The summer of 2019 will go down as a major moment in Puerto Rico’s history. Between July 10 and 25, street protests—unprecedented in their intensity, persistence, diversity, and size—led to an unprecedented result: The Island’s highest government official was forced to resign. Never, under Spanish or U.S. rule, had a governor been forced to leave office through mass mobilizations from below. An indignant population was not willing to wait for the 2020 elections, not even for an impeachment process to be initiated and completed, to remove Governor Ricardo Rosselló from office: Bypassing institutional forms and calendars, unflagging protests demanded and obtained the departure of Rosselló, who until the end claimed that he had not broken any laws.

The July Days

Two events triggered the first picket lines in front of La Fortaleza, the governor’s residence in Old San Juan, and the initial calls for Rosselló’s resignation. On July 9 the press leaked several pages of a conversation on the messaging app Telegram between Rosselló and some of his closest collaborators. The chat was full of sexist and homophobic comments and of attacks formulated in vile and vulgar language on the press, political opponents, and even some members of the governor’s own party. The following day, several members and former members of the Rosselló administration (among them Julia Keleher, former secretary of education) were arrested by the FBI and indicted for corruption.

Beginning on July 9 with a few dozen activists, pickets grew in size with each passing day, reaching several hundred by Friday July 12. Early on Saturday, the Centro de Periodismo Investigativo, a noncommercial independent press center, released an 889-page transcript of Rosselló’s Telegram chat with his aides and collaborators. The level of chicanery, contempt for others, dishonesty, sexism, and homophobia was sickening. That day, close to a thousand gathered in front of La Fortaleza in a protest that ran continuously from noon until past midnight. At one point the protestors moved to the back gate of La Fortaleza (the access actually used by vehicles entering or leaving the governor’s mansion), where the first serious skirmishes with the police took place.

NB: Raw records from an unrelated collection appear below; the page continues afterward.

## Plan XCD-aware tile-to-run assignment for grouped GEMM to improve L2 panel reuse

Adds a host-side planner that assigns tiles from grouped GEMM problems to the 8 XCD runs (blockIdx & 7), greedily grouping tiles so each XCD touches fewer distinct A/B panels. It also co-locates dependent small problems with their parent's rows and keeps load balanced within a quota. The plan is cached per problem shape and pointer identity and decoded per block in the kernel, which replaces the arithmetic xcd_remap and raster. The cost is some idle padding blocks and plan lookup overhead on the host, and the scheme depends on blocks being dispatched round-robin across XCDs.

```diff
diff --git a/aptai_amd/_lib.py b/aptai_amd/_lib.py
--- a/aptai_amd/_lib.py
+++ b/aptai_amd/_lib.py
@@ -52,6 +52,7 @@
     "aptai_gemm_workspace_bytes": [_I64, _I64, _I],
     "aptai_gemm_sk_workspace_bytes": [],
     "aptai_gemm_sk_status": [_P, _P, _P],
+    "aptai_gemm_grouped_plan": [_P, _I, _P, _P, _P],
     "aptai_cast_multi": [_P, _I64, _I64, _P],
     "aptai_posconv_weight_bwd": [_P, _P, _P, _P, _P, _P, _P, _I64, _I64, _I64, _P],
     "aptai_spec_augment_mask": [_P, _P, _I64, _I64, _F, _I64, _I64, _U64, _P],
diff --git a/aptai_amd/csrc/gemm.hip b/aptai_amd/csrc/gemm.hip
--- a/aptai_amd/csrc/gemm.hip
+++ b/aptai_amd/csrc/gemm.hip
@@ -3,8 +3,12 @@
 #include <mutex>
 #include <set>
 
+#include <map>
+#include <vector>
+
 #include "common.h"
 #include "gemm_common.h"
+#include "grouped_plan.h"
 
 using namespace aptai_gemm;
 
@@ -427,21 +431,48 @@
 }
 
 constexpr int MAX_GROUP = 8;
+static_assert(MAX_GROUP == aptai_plan::MAX_PROB, "the plan indexes the same problem list");
 struct GroupArgs {
     GemmArgs p[MAX_GROUP];
     int tile_end[MAX_GROUP];
     int n, total;
+    aptai_plan::Plan plan;
 };
+static_assert(sizeof(GroupArgs) <= 4096, "GroupArgs travels as a kernel argument");
 
 template <bool A_KM, bool B_KM, bool OUT_F32>
 __global__ __launch_bounds__(NTHREADS, 3) void gemm_grouped_kernel(GroupArgs ga) {
-    const int bid = xcd_remap(blockIdx.x, ga.total);
-    int pi = 0;
-#pragma unroll
-    for (int i = 1; i < MAX_GROUP; ++i)
-        if (i < ga.n && bid >= ga.tile_end[i - 1]) pi = i;
-    const int first = pi ? ga.tile_end[pi - 1] : 0;
-    gemm_tile_body<A_KM, B_KM, OUT_F32>(ga.p[pi], bid - first, -1, 0);
+    int pi = 0, bid;
+    const bool planned = ga.plan.nseg > 0;
+    if (planned) {
+        const int run = blockIdx.x & 7, idx = blockIdx.x >> 3;
+        if (idx >= (int)ga.plan.run_len[run]) {
+#ifdef APTAI_STAMPS
+            if (threadIdx.x == 0 && blockIdx.x < 4096) g_stamps[blockIdx.x * 8] = g_stamps[blockIdx.x * 8 + 4] = 0;
+#endif
+            return;
+        }
+        int tile_m, tile_n;
+        aptai_plan::plan_decode(ga.plan, run, idx, pi, tile_m, tile_n);
+        bid = tile_m * ga.p[pi].tiles_n + tile_n;
+    } else {
+        bid = xcd_remap(blockIdx.x, ga.total);
+#pragma unroll
+        for (int i = 1; i < MAX_GROUP; ++i)
+            if (i < ga.n && bid >= ga.tile_end[i - 1]) pi = i;
+        bid -= pi ? ga.tile_end[pi - 1] : 0;
+    }
+#ifdef APTAI_STAMPS
+    if (threadIdx.x == 0 && blockIdx.x < 4096) {
+        unsigned xcc;
+        asm volatile("s_getreg_b32 %0, hwreg(HW_REG_XCC_ID)" : "=s"(xcc));
+        g_stamps[blockIdx.x * 8 + 5] = xcc & 7u;
+        g_stamps[blockIdx.x * 8 + 6] = (unsigned long long)pi;
+    }
+#endif
+    GemmArgs g = ga.p[pi];
+    if (planned) g.raster_gm = 0;
+    gemm_tile_body<A_KM, B_KM, OUT_F32>(g, bid, -1, 0);
 }
 
 __global__ void splitk_reduce_kernel(const float* __restrict__ slabs, float* __restrict__ out, long n4, long slab_stride4,
@@ -1323,6 +1354,15 @@
     return APTAI_OK;
 }
 
+}
+
+static int raster_env() {
+    static int raster = -2;
+    if (raster == -2) {
+        const char* e = getenv("APTAI_GEMM_RASTER");
+        raster = e ? atoi(e) : -1;
+    }
+    return raster;
 }
 
 static int build_args(const aptai_gemm_desc* d, GemmArgs& g, int& nbatch, int& nsplit, const void* stream) {
@@ -1380,14 +1420,7 @@
     g.hash_ld = d->N; g.hash_n0 = 0;
     g.tiles_m = (int)ceil_div(d->M, BM);
     g.tiles_n = (int)ceil_div(d->N, BN);
-    {
-        static int raster = -2;
-        if (raster == -2) {
-            const char* e = getenv("APTAI_GEMM_RASTER");
-            raster = e ? atoi(e) : -1;
-        }
-        g.raster_gm = raster;
-    }
+    g.raster_gm = raster_env();
     const int total_kt = g.K / BK;
     nsplit = d->split_k > 0 ? d->split_k : 1;
     if (nsplit > total_kt) nsplit = total_kt;
@@ -1552,18 +1585,84 @@
     return APTAI_OK;
 }
 
+static aptai_plan::Prob plan_prob(const aptai_gemm_desc* d) {
+    aptai_plan::Prob p;
+    p.A = d->A; p.lda = (long)d->lda;
+    p.B = d->B; p.ldb = (long)d->ldb;
+    p.K = (int)d->K;
+    p.tiles_m = (int)ceil_div(d->M, BM);
+    p.tiles_n = (int)ceil_div(d->N, BN);
+    p.raster_gm = raster_env() < 0 ? ((d->a_kmajor && d->b_kmajor) ? 8 : 0) : raster_env();
+    p.half = d->M <= BM / 2;
+    return p;
+}
+
+static const aptai_plan::Plan& grouped_plan_cached(const aptai_plan::Prob* pr, int n) {
+    static std::mutex mu;
+    static std::map<std::vector<long>, aptai_plan::Plan> cache;
+    std::vector<long> key;
+    std::vector<std::pair<const void*, long>> seen;
+    auto ident = [&](const void* ptr, long ld) {
+        for (size_t i = 0; i < seen.size(); ++i)
+            if (seen[i] == std::make_pair(ptr, ld)) return (long)i;
+        seen.push_back(std::make_pair(ptr, ld));
+        return (long)seen.size() - 1;
+    };
+    for (int i = 0; i < n; ++i) {
+        const long item[] = {ident(pr[i].A, pr[i].lda), ident(pr[i].B, pr[i].ldb), pr[i].lda, pr[i].ldb, pr[i].K, pr[i].tiles_m, pr[i].tiles_n,
+                             pr[i].raster_gm, pr[i].half};
+        key.insert(key.end(), item, item + sizeof(item) / sizeof(item[0]));
+    }
+    std::lock_guard<std::mutex> lk(mu);
+    auto it = cache.find(key);
+    if (it == cache.end()) {
+        aptai_plan::Plan plan;
+        aptai_plan::make_plan(pr, n, plan);
+        it = cache.emplace(key, plan).first;
+    }
+    return it->second;
+}
+
+extern "C" int aptai_gemm_grouped_plan(const aptai_gemm_desc* descs, int n, int32_t* out_tile, int32_t* out_run_end, int* out_planned) {
+    APTAI_REQUIRE(descs != nullptr && n >= 1 && n <= MAX_GROUP, "aptai_gemm_grouped_plan: need 1..%d problems, got %d", MAX_GROUP, n);
+    APTAI_REQUIRE(out_tile != nullptr && out_run_end != nullptr, "aptai_gemm_grouped_plan: null output");
+    aptai_plan::Prob pr[MAX_GROUP];
+    for (int i = 0; i < n; ++i) {
+        APTAI_REQUIRE(descs[i].M > 0 && descs[i].N > 0 && descs[i].K > 0, "aptai_gemm_grouped_plan: problem %d is empty", i);
+        pr[i] = plan_prob(descs + i);
+    }
+    const aptai_plan::Plan& plan = grouped_plan_cached(pr, n);
+    std::vector<aptai_plan::Tile> runs[aptai_plan::N_RUN];
+    if (plan.nseg > 0) aptai_plan::plan_runs(plan, runs);
+    else aptai_plan::arith_runs(pr, n, runs);
+    int k = 0;
+    for (int r = 0; r < aptai_plan::N_RUN; ++r) {
+        for (const aptai_plan::Tile& t : runs[r]) {
+            out_tile[3 * k] = t.prob;
+            out_tile[3 * k + 1] = t.m;
+            out_tile[3 * k + 2] = t.n;
+            ++k;
+        }
+        out_run_end[r] = k;
+    }
+    if (out_planned) *out_planned = plan.nseg > 0 ? 1 : 0;
+    return APTAI_OK;
+}
+
 extern "C" int aptai_gemm_bf16_grouped(const aptai_gemm_desc* descs, int n, void* stream_) {
     hipStream_t stream = (hipStream_t)stream_;
     APTAI_REQUIRE(descs != nullptr && n >= 1 && n <= MAX_GROUP, "aptai_gemm_bf16_grouped: need 1..%d problems, got %d", MAX_GROUP, n);
     GroupArgs ga;
     memset(&ga, 0, sizeof(ga));
+    aptai_plan::Prob pr[MAX_GROUP];
     int total = 0;
     for (int i = 0; i < n; ++i) {
         const aptai_gemm_desc* d = descs + i;
         int nbatch = 1, nsplit = 1;
         const int brc = build_args(d, ga.p[i], nbatch, nsplit, stream_);
         if (brc != APTAI_OK) return brc;
-        if (ga.p[i].raster_gm < 0) ga.p[i].raster_gm = (d->a_kmajor && d->b_kmajor) ? 8 : 0;
+        pr[i] = plan_prob(d);
+        ga.p[i].raster_gm = pr[i].raster_gm;
         APTAI_REQUIRE(nbatch == 1 && nsplit == 1 && !d->accumulate, "aptai_gemm_bf16_grouped: problem %d: no batching, split-K or accumulate", i);
         APTAI_REQUIRE(d->a_kmajor == descs[0].a_kmajor && d->b_kmajor == descs[0].b_kmajor && (d->out_f32 != 0) == (descs[0].out_f32 != 0),
                       "aptai_gemm_bf16_grouped: problem %d: all problems must share the operand layout and output type", i);
@@ -1572,6 +1671,16 @@
     }
     ga.n = n;
     ga.total = total;
+    ga.plan = grouped_plan_cached(pr, n);
+#ifdef APTAI_STAMPS
+    if (getenv("APTAI_STAMPS_ARITH")) ga.plan.nseg = 0;
+#endif
+    int nblocks = total;
+    if (ga.plan.nseg > 0) {
+        int longest = 0;
+        for (int r = 0; r < aptai_plan::N_RUN; ++r) longest = ga.plan.run_len[r] > longest ? ga.plan.run_len[r] : longest;
+        nblocks = aptai_plan::N_RUN * longest;
+    }
     const bool f32 = descs[0].out_f32 != 0, akm = descs[0].a_kmajor != 0, bkm = descs[0].b_kmajor != 0;
     APTAI_REQUIRE(!(akm && !bkm), "aptai_gemm_bf16_grouped: A K-major with B K-contiguous is not built");
 #define APTAI_GROUPED(AK, BK_, F)                                                                                      \
@@ -1583,7 +1692,7 @@
             (void)hipFuncSetAttribute((const void*)kern, hipFuncAttributeMaxDynamicSharedMemorySize, smem);                  \
             attr_set = true;                                                                                          \
         }                                                                                                             \
-        APTAI_LAUNCH(kern, dim3(total), dim3(NTHREADS), smem, stream, ga);                                            \
+        APTAI_LAUNCH(kern, dim3(nblocks), dim3(NTHREADS), smem, stream, ga);                                          \
     } while (0)
     if (!akm && !bkm) { if (f32) APTAI_GROUPED(false, false, true); else APTAI_GROUPED(false, false, false); }
     else if (!akm && bkm) { if (f32) APTAI_GROUPED(false, true, true); else APTAI_GROUPED(false, true, false); }
diff --git a/aptai_amd/csrc/grouped_plan.h b/aptai_amd/csrc/grouped_plan.h
--- /dev/null
+++ b/aptai_amd/csrc/grouped_plan.h
@@ -0,0 +1,250 @@
+#pragma once
+#include <stdint.h>
+
+#include <algorithm>
+#include <set>
+#include <tuple>
+#include <vector>
+
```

On Sunday July 14, a march by several public school teachers organizations, planned before these events, became a major protest, with several thousand participants demanding Rosselló’s resignation. Protests continued after the march arrived at La Fortaleza in midafternoon. By nightfall, the first significant violent confrontation ensued, as the police tried to clear the streets around La Fortaleza. This became a fixture of these demonstrations: At some point around midnight the police moved to clear the streets of Old San Juan, pepper-spraying the crowd, inundating the city with tear gas, and sometimes firing rubber bullets. As the saying went at the time, “In Puerto Rico the Constitution goes to bed at midnight.”

On Monday July 15, the mobilizations took a huge step forward, as two protests, a march from the Capitol building to La Fortaleza called by the Movimiento Victoria Ciudadana (Citizens Victory Movement) and several labor organizations, and a rally in front of La Fortaleza called by the Colectiva Feminista en Construcción (Feminist Collective in Construction), the well-known singer iLe, and other individuals and groups, converged and flooded the narrow streets of Old San Juan with close to 20,000 protestors. That night, while the latter battled with the police in the streets of the Old City, several labor unions, political organizations, and collectives, in collaboration with a set of artists (including iLe and representatives of Residente, who was in contact with Bad Bunny and soon joined by Ricky Martin) agreed to call a new march for Wednesday July 17, from the Capitol to the Plaza Quinto Centenario.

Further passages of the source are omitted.